One MADI frame carries a sequence of 64 or fewer sub frames. One sub frame is 32 bits, which includes the standard 28-bit channel word (except preamble), as specified in AES3. Bits zero through 3 are used for frame sync, block start, channel ID and channel activity. Typically, channels A and B translate to left or right. In AES3, channel A is sub frame 1, and channel B is sub frame 2. If a channel is inactive, all its bits are set to zero.

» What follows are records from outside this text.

__device__ __forceinline__ int round_half_up_i32(float u)
{
    int r;
    asm("v_cvt_rpi_i32_f32 %0, %1" : "=v"(r) : "v"(u));
    return r;
}

#define TSDF_FAST_D_MIN 8.6736174e-19f

typedef float v4f __attribute__((ext_vector_type(4)));
typedef unsigned int v4u __attribute__((ext_vector_type(4)));

template <bool NT>
__device__ __forceinline__ float4 vol_load(const float *p)
{
    if constexpr (NT) {
        v4f v = __builtin_nontemporal_load(reinterpret_cast<const v4f *>(p));
        return make_float4(v.x, v.y, v.z, v.w);
    } else {
        return *reinterpret_cast<const float4 *>(p);
    }
}
template <bool NT>
__device__ __forceinline__ void vol_store(float *p, float4 v)
{
    if constexpr (NT) {
        v4f q = {v.x, v.y, v.z, v.w};
        __builtin_nontemporal_store(q, reinterpret_cast<v4f *>(p));
    } else {
        *reinterpret_cast<float4 *>(p) = v;
    }
}

__device__ __forceinline__ float gather_f32(const float *__restrict__ base, uint32_t px)
{
    return *reinterpret_cast<const float *>(reinterpret_cast<const char *>(base) + (px << 2));
}

__device__ __forceinline__ int pixel_index24(int iv, int W, int iu)
{
    return (int)(__umul24((unsigned)iv, (unsigned)W) + (unsigned)iu);
}

template <int R, int MASKED>
__device__ __forceinline__ void integrate_tile_body(const IntegrateParams &p, const int bx, const int by, const int lz)
{
    const int gz = p.z_begin + lz;
    const int xg = bx * 64 + threadIdx.x;
    const int gy0 = (by * 4 + threadIdx.y) * R;
    if (xg >= p.xgroups || gy0 >= p.dim_y) return;
    const size_t row0 = ((size_t)lz * p.dim_y + gy0) * (size_t)p.dim_x + (size_t)xg * 4;
    const size_t flag0 = ((size_t)lz * p.dim_y + gy0) * (size_t)p.nseg + bx;

    uint32_t fl[R];
    float4 t4[R], w4[R];
#pragma unroll
    for (int r = 0; r < R; ++r) {
        fl[r] = gy0 + r < p.dim_y ? p.flags[flag0 + (size_t)r * p.nseg] : 0u;
        t4[r] = make_float4(1.f, 1.f, 1.f, 1.f);
        w4[r] = make_float4(0.f, 0.f, 0.f, 0.f);
    }

    float ax[4], ay[4], az[4];
#pragma unroll
    for (int j = 0; j < 4; ++j) {
        float bx = p.ox + (float)(xg * 4 + j) * p.vs;
        float dx = bx - p.tx;
        ax[j] = p.rx0 * dx; ay[j] = p.ry0 * dx; az[j] = p.rz0 * dx;
    }
    const float bz = p.oz + (float)gz * p.vs;
    const float dz = bz - p.tz;
    const float x2 = p.rx2 * dz, y2 = p.ry2 * dz, z2 = p.rz2 * dz;

    float pcz[R][4], dval[R][4];
    bool geo[R][4];
    int pixel[R][4];
#pragma unroll
    for (int r = 0; r < R; ++r) {
        const float dy = (p.oy + (float)(gy0 + r) * p.vs) - p.ty;
        const float z1 = p.rz1 * dy;
#pragma unroll
        for (int j = 0; j < 4; ++j) pcz[r][j] = az[j] + z1 + z2;
    }
    const float cmin = fminf(fminf(pcz[0][0], pcz[0][3]), fminf(pcz[R - 1][0], pcz[R - 1][3]));
    const float cmax = fmaxf(fmaxf(pcz[0][0], pcz[0][3]), fmaxf(pcz[R - 1][0], pcz[R - 1][3]));
    const bool unsafe = !(cmin > p.cz_margin) & !(cmax < -p.cz_margin);
    const bool fast = p.fast_ok != 0 && __ballot(unsafe) == 0ull;
    if (fast) {
        const v2f F = {p.fx, p.fy}, C = {p.cx, p.cy};
        const bool front = cmin > p.cz_margin;
#pragma unroll
        for (int r = 0; r < R; ++r) {
            const bool row_ok = gy0 + r < p.dim_y;
            const float dy = (p.oy + (float)(gy0 + r) * p.vs) - p.ty;
            const v2f XY1 = {p.rx1 * dy, p.ry1 * dy};
            const v2f XY2 = {x2, y2};
#pragma unroll
            for (int j = 0; j < 4; ++j) {
                const v2f A = {ax[j], ay[j]};
                const v2f n = A + XY1 + XY2;
                const float cz = pcz[r][j];
                const v2f uv = F * fast_div2(n, cz) + C;
                const int iu = round_half_up_i32(uv.x), iv = round_half_up_i32(uv.y);
                const bool ok = row_ok & front & (uv.x > -0.5f) & (uv.y > -0.5f) &
                                ((unsigned)iu < (unsigned)p.W) & ((unsigned)iv < (unsigned)p.H);
                geo[r][j] = ok;
                pixel[r][j] = ok ? pixel_index24(iv, p.W, iu) : 0;
            }
        }
    } else {
#pragma unroll
        for (int r = 0; r < R; ++r) {
            const int gy = gy0 + r;
            const bool row_ok = gy < p.dim_y;
            const float by = p.oy + (float)gy * p.vs;
            const float dy = by - p.ty;
            const float x1 = p.rx1 * dy, y1 = p.ry1 * dy;
#pragma unroll
            for (int j = 0; j < 4; ++j) {
                const float cx = ax[j] + x1 + x2;
                const float cy = ay[j] + y1 + y2;
                const float cz = pcz[r][j];
                const float pu = roundf(p.fx * (cx / cz) + p.cx);
                const float pv = roundf(p.fy * (cy / cz) + p.cy);
                const bool ok = row_ok && !(cz <= 0.0f) && pu >= 0.0f && pu < (float)p.W && pv >= 0.0f &&
                                pv < (float)p.H;
                geo[r][j] = ok;
                pixel[r][j] = ok ? (int)pv * p.W + (int)pu : 0;
            }
        }
    }
#pragma unroll
    for (int r = 0; r < R; ++r) {
#pragma unroll
        for (int j = 0; j < 4; ++j) {
            const uint32_t px = (uint32_t)pixel[r][j];
            float d = gather_f32(p.depth, px);
            if (MASKED == 1) d = d * (p.mask[px] >= 128 ? 1.0f : 0.0f);
            dval[r][j] = d;
        }
    }

    float diff[R][4];
    bool upd[R][4], rowany[R], bandr[R];
    bool any = false, band = false;
#pragma unroll
    for (int r = 0; r < R; ++r) {
        rowany[r] = false;
        bandr[r] = false;
#pragma unroll
        for (int j = 0; j < 4; ++j) {
            const float d = dval[r][j];
            const float df = d - pcz[r][j];
            diff[r][j] = df;
            const bool u = geo[r][j] & !((d <= 0.0f) | (d > p.max_depth)) & !(df <= -p.trunc);
            upd[r][j] = u;
            rowany[r] |= u;
            bandr[r] |= u & !(df >= p.trunc);
        }
        band |= bandr[r];
        any |= rowany[r];
    }
    if (__ballot(any) == 0ull) return;
    if (!any) return;

#pragma unroll
    for (int r = 0; r < R; ++r) {
        if (rowany[r]) {
            w4[r] = vol_load<true>(p.weight + row0 + (size_t)r * p.dim_x);
            if (!(fl[r] & 1u)) t4[r] = vol_load<true>(p.tsdf + row0 + (size_t)r * p.dim_x);
        }
    }
    float dist[R][4];
    if (__ballot(band) != 0ull) {
#pragma unroll
        for (int r = 0; r < R; ++r)
#pragma unroll
            for (int j = 0; j < 4; ++j) dist[r][j] = fminf(1.0f, diff[r][j] / p.trunc);
    } else {
#pragma unroll
        for (int r = 0; r < R; ++r)
#pragma unroll
            for (int j = 0; j < 4; ++j) dist[r][j] = 1.0f;
    }

#pragma unroll
    for (int r = 0; r < R; ++r) {
        if (fl[r] == 3u && __ballot(bandr[r]) == 0ull) {
            if (rowany[r]) {
                const float4 w = w4[r];
                vol_store<true>(p.weight + row0 + (size_t)r * p.dim_x,
                                make_float4(upd[r][0] ? w.x + 1.0f : w.x, upd[r][1] ? w.y + 1.0f : w.y,
                                            upd[r][2] ? w.z + 1.0f : w.z, upd[r][3] ? w.w + 1.0f : w.w));
            }
            continue;
        }
        float tv[4] = {t4[r].x, t4[r].y, t4[r].z, t4[r].w};
        float wv[4] = {w4[r].x, w4[r].y, w4[r].z, w4[r].w};
        float num[4], wn[4];
        bool need = false;
#pragma unroll
        for (int j = 0; j < 4; ++j) {
            wn[j] = wv[j] + 1.0f;
            num[j] = tv[j] * wv[j] + dist[r][j];
            need |= upd[r][j] && !(num[j] == wn[j] && wn[j] < 3.0e38f && wn[j] > 0.0f);
        }
        float nt[4];
        if (__ballot(rowany[r] && need) != 0ull) {
#pragma unroll
            for (int j = 0; j < 4; ++j) nt[j] = num[j] / wn[j];
        } else {
#pragma unroll
            for (int j = 0; j < 4; ++j) nt[j] = 1.0f;
        }
        bool changed = false, notone = false;
#pragma unroll
        for (int j = 0; j < 4; ++j) {
            const float newt = upd[r][j] ? nt[j] : tv[j];
            changed |= __float_as_uint(newt) != __float_as_uint(tv[j]);
            notone |= upd[r][j] && __float_as_uint(newt) != 0x3f800000u;
            tv[j] = newt;
            wv[j] = upd[r][j] ? wn[j] : wv[j];
        }
        if ((fl[r] & 1u) && __ballot(notone) != 0ull) {
            if (notone) p.flags[flag0 + (size_t)r * p.nseg] = fl[r] & 2u;
        }
        const bool store_t = __ballot(rowany[r] && changed) != 0ull;
        if (rowany[r]) {
            if (store_t) vol_store<true>(p.tsdf + row0 + (size_t)r * p.dim_x, make_float4(tv[0], tv[1], tv[2], tv[3]));
            vol_store<true>(p.weight + row0 + (size_t)r * p.dim_x, make_float4(wv[0], wv[1], wv[2], wv[3]));
        }
    }
}

template <int R, bool MASKED>
__global__ __launch_bounds__(256) void integrate_tile(IntegrateParams p)
{
    integrate_tile_body<R, MASKED ? 1 : 0>(p, blockIdx.x, blockIdx.y, blockIdx.z);
}

__device__ __forceinline__ uint32_t hash32(uint64_t x)
{
    x ^= x >> 33; x *= 0xff51afd7ed558ccdull; x ^= x >> 33; x *= 0xc4ceb9fe1a85ec53ull; x ^= x >> 33;
    return (uint32_t)x;
}

__global__ __launch_bounds__(256) void selftest_fastdiv(uint64_t seed, uint64_t n_samples, float fx, float cx,
                                                        unsigned long long *mismatch, float *first_bad)
{
    const uint64_t stride = (uint64_t)gridDim.x * blockDim.x;
    for (uint64_t i = (uint64_t)blockIdx.x * blockDim.x + threadIdx.x; i < n_samples; i += stride) {
        const uint32_t h0 = hash32(seed + 3 * i), h1 = hash32(seed + 3 * i + 1), h2 = hash32(seed + 3 * i + 2);
        const uint32_t mode = h2 & 7u;
        uint32_t dm = h0 & 0x7fffffu;
        if (mode == 1) dm = 0x7fffffu; else if (mode == 2) dm = 0u; else if (mode == 3) dm &= 0x7u;
        const uint32_t de = 127u - 60u + (h0 >> 23) % 121u;
        const float d = __uint_as_float((de << 23) | dm);
        uint32_t ne = (mode >= 6) ? ((h1 >> 23) % 190u) : (de - 12u + (h1 >> 23) % 24u);
        if (ne > 127u + 60u) ne = 127u + 60u;
        uint32_t nm = h1 & 0x7fffffu;
        if (mode == 4) nm = 0x7fffffu; else if (mode == 5) nm = dm;
        float n0 = __uint_as_float(((h2 >> 3) & 1u) << 31 | (ne << 23) | nm);
        float n1 = __uint_as_float(((h2 >> 4) & 1u) << 31 | (((ne + (h2 >> 8) % 5u) % 188u) << 23) | (h2 >> 9));
        if ((h2 >> 5 & 31u) == 0u) n0 = 0.0f;
        const v2f nn = {n0, n1};
        const v2f q = fast_div2(nn, d);
        const float r0 = n0 / d, r1 = n1 / d;
        bool bad0 = __float_as_uint(q.x) != __float_as_uint(r0);
        bool bad1 = __float_as_uint(q.y) != __float_as_uint(r1);
        auto same_pixel = [&](float qa, float qb) {
            const float ua = fx * qa + cx, ub = fx * qb + cx;
            return round_half_up_i32(ua) == round_half_up_i32(ub) && (ua > -0.5f) == (ub > -0.5f);
        };
        if (bad0 && fabsf(r0) < 2.2737368e-13f) bad0 = !same_pixel(q.x, r0);
        if (bad1 && fabsf(r1) < 2.2737368e-13f) bad1 = !same_pixel(q.y, r1);
        if (bad0 || bad1) {
            if (atomicAdd(mismatch, 1ull) == 0ull) {
                first_bad[0] = bad0 ? n0 : n1; first_bad[1] = d; first_bad[2] = bad0 ? q.x : q.y;
                first_bad[3] = bad0 ? r0 : r1;
            }
        }
    }
}

__global__ __launch_bounds__(256) void selftest_fastdiv_band(uint64_t seed, uint64_t n_samples, unsigned long long *mismatch,
                                                             float *first_bad)
{
    const uint64_t stride = (uint64_t)gridDim.x * blockDim.x;
    for (uint64_t i = (uint64_t)blockIdx.x * blockDim.x + threadIdx.x; i < n_samples; i += stride) {
        const uint32_t h0 = hash32(seed + 3 * i), h1 = hash32(seed + 3 * i + 1), h2 = hash32(seed + 3 * i + 2);
        const uint32_t mode = h2 & 7u;
        uint32_t dm = h0 & 0x7fffffu;
        if (mode == 1) dm = 0x7fffffu; else if (mode == 2) dm = 0u; else if (mode == 3) dm &= 0x7u;
        const uint32_t de = 127u - 20u + (h0 >> 23) % 41u;
        const float d = __uint_as_float((de << 23) | dm);
        uint32_t ne = 127u - 81u + (h1 >> 23) % 142u;
        if (mode >= 6) ne = de - 2u + (h1 >> 23) % 5u;
        if (ne > 127u + 60u) ne = 127u + 60u;
        uint32_t nm = h1 & 0x7fffffu;
        if (mode == 4) nm = 0x7fffffu; else if (mode == 5) nm = dm;
        if (ne == 127u + 60u) nm = 0u;
        float n = __uint_as_float((((h2 >> 3) & 1u) << 31) | (ne << 23) | nm);
        if (((h2 >> 5) & 63u) == 0u) n = 0.0f;
        if (((h2 >> 5) & 63u) == 1u) n = __uint_as_float(0x7fc00000u | (h2 >> 12));
        const float q = fast_div_r(n, d, refined_rcp(d));
        const float r = n / d;
        const bool same = __float_as_uint(q) == __float_as_uint(r) || (q != q && r != r);
        if (!same) {
            if (atomicAdd(mismatch, 1ull) == 0ull) { first_bad[0] = n; first_bad[1] = d; first_bad[2] = q; first_bad[3] = r; }
        }
    }
}

__global__ __launch_bounds__(256) void selftest_round(unsigned long long *mismatch, float *first_bad)
{
    const uint64_t stride = (uint64_t)gridDim.x * blockDim.x;
    const uint64_t n_pos = 0x4B800001ull, n_neg = 0x3F000000ull;
    for (uint64_t i = (uint64_t)blockIdx.x * blockDim.x + threadIdx.x; i < n_pos + n_neg; i += stride) {
        const uint32_t bits = i < n_pos ? (uint32_t)i : (0x80000000u + (uint32_t)(i - n_pos));
        const float u = __uint_as_float(bits);
        if (!(u > -0.5f)) continue;
        const int want = (int)roundf(u);
        const int got = round_half_up_i32(u);
        if (got != want) {
            if (atomicAdd(mismatch, 1ull) == 0ull) { first_bad[0] = u; first_bad[1] = (float)got; first_bad[2] = (float)want; first_bad[3] = 0.f; }
        }
    }
}

template <bool NT>
__global__ __launch_bounds__(256) void stream_rmw(float *tsdf, float *weight, size_t n_quads, float one,
                                                  float zero)
{
    const size_t stride = (size_t)gridDim.x * blockDim.x;
    for (size_t q = (size_t)blockIdx.x * blockDim.x + threadIdx.x; q < n_quads; q += stride) {
        float4 t = vol_load<NT>(tsdf + 4 * q);
        float4 w = vol_load<NT>(weight + 4 * q);
        t.x *= one; t.y *= one; t.z *= one; t.w *= one;
        w.x += zero; w.y += zero; w.z += zero; w.w += zero;
        vol_store<NT>(tsdf + 4 * q, t);
        vol_store<NT>(weight + 4 * q, w);
    }
}

__global__ __launch_bounds__(256) void recompute_flags(const float *tsdf, const float *weight, uint32_t *flags,
                                                       int quads_per_slice, int chunks_per_slice)
{
    const int chunk = blockIdx.x * 4 + threadIdx.y;
    if (chunk >= chunks_per_slice) return;
    const int q = chunk * 64 + threadIdx.x;
    const size_t base = ((size_t)blockIdx.z * quads_per_slice + q) * 4;
    bool ones = true, sane = true;
    if (q < quads_per_slice) {
        const float4 t = *reinterpret_cast<const float4 *>(tsdf + base);
        const float4 w = *reinterpret_cast<const float4 *>(weight + base);
        ones = __float_as_uint(t.x) == 0x3f800000u && __float_as_uint(t.y) == 0x3f800000u &&
               __float_as_uint(t.z) == 0x3f800000u && __float_as_uint(t.w) == 0x3f800000u;
        sane = w.x >= 0.0f && w.x < 3.0e38f && w.y >= 0.0f && w.y < 3.0e38f && w.z >= 0.0f && w.z < 3.0e38f &&
               w.w >= 0.0f && w.w < 3.0e38f;
    }
    const uint32_t f = (__ballot(!ones) == 0ull ? 1u : 0u) | (__ballot(!sane) == 0ull ? 2u : 0u);
    if (threadIdx.x == 0) flags[(size_t)blockIdx.z * chunks_per_slice + chunk] = f;
}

Each sub frame also holds one audio sample and a Validity bit (V), a User bit (U), a Channel status bit (C) and a Parity bit (P) from one audio channel. While MADI audio data is essentially multiplexed AES3, there is one big difference. MADI frame synchronization is triggered by sync symbols outside the AES3 stream (bits zero to 3).
MADI standards call for providing an independently distributed master sync signal to each MADI receiver and MADI transmitter, as defined by AES11. In other words, the timing of MADI equipment is controlled by the distributed master sync signal and not by MADI. AES standards and specifications are copyrighted. Further details are available at http://www.aes.org/publications/standards/search.cfm.
The author wishes to thank John Moran of John Moran Mastering, Houston TX, for his assistance in preparing this tutorial.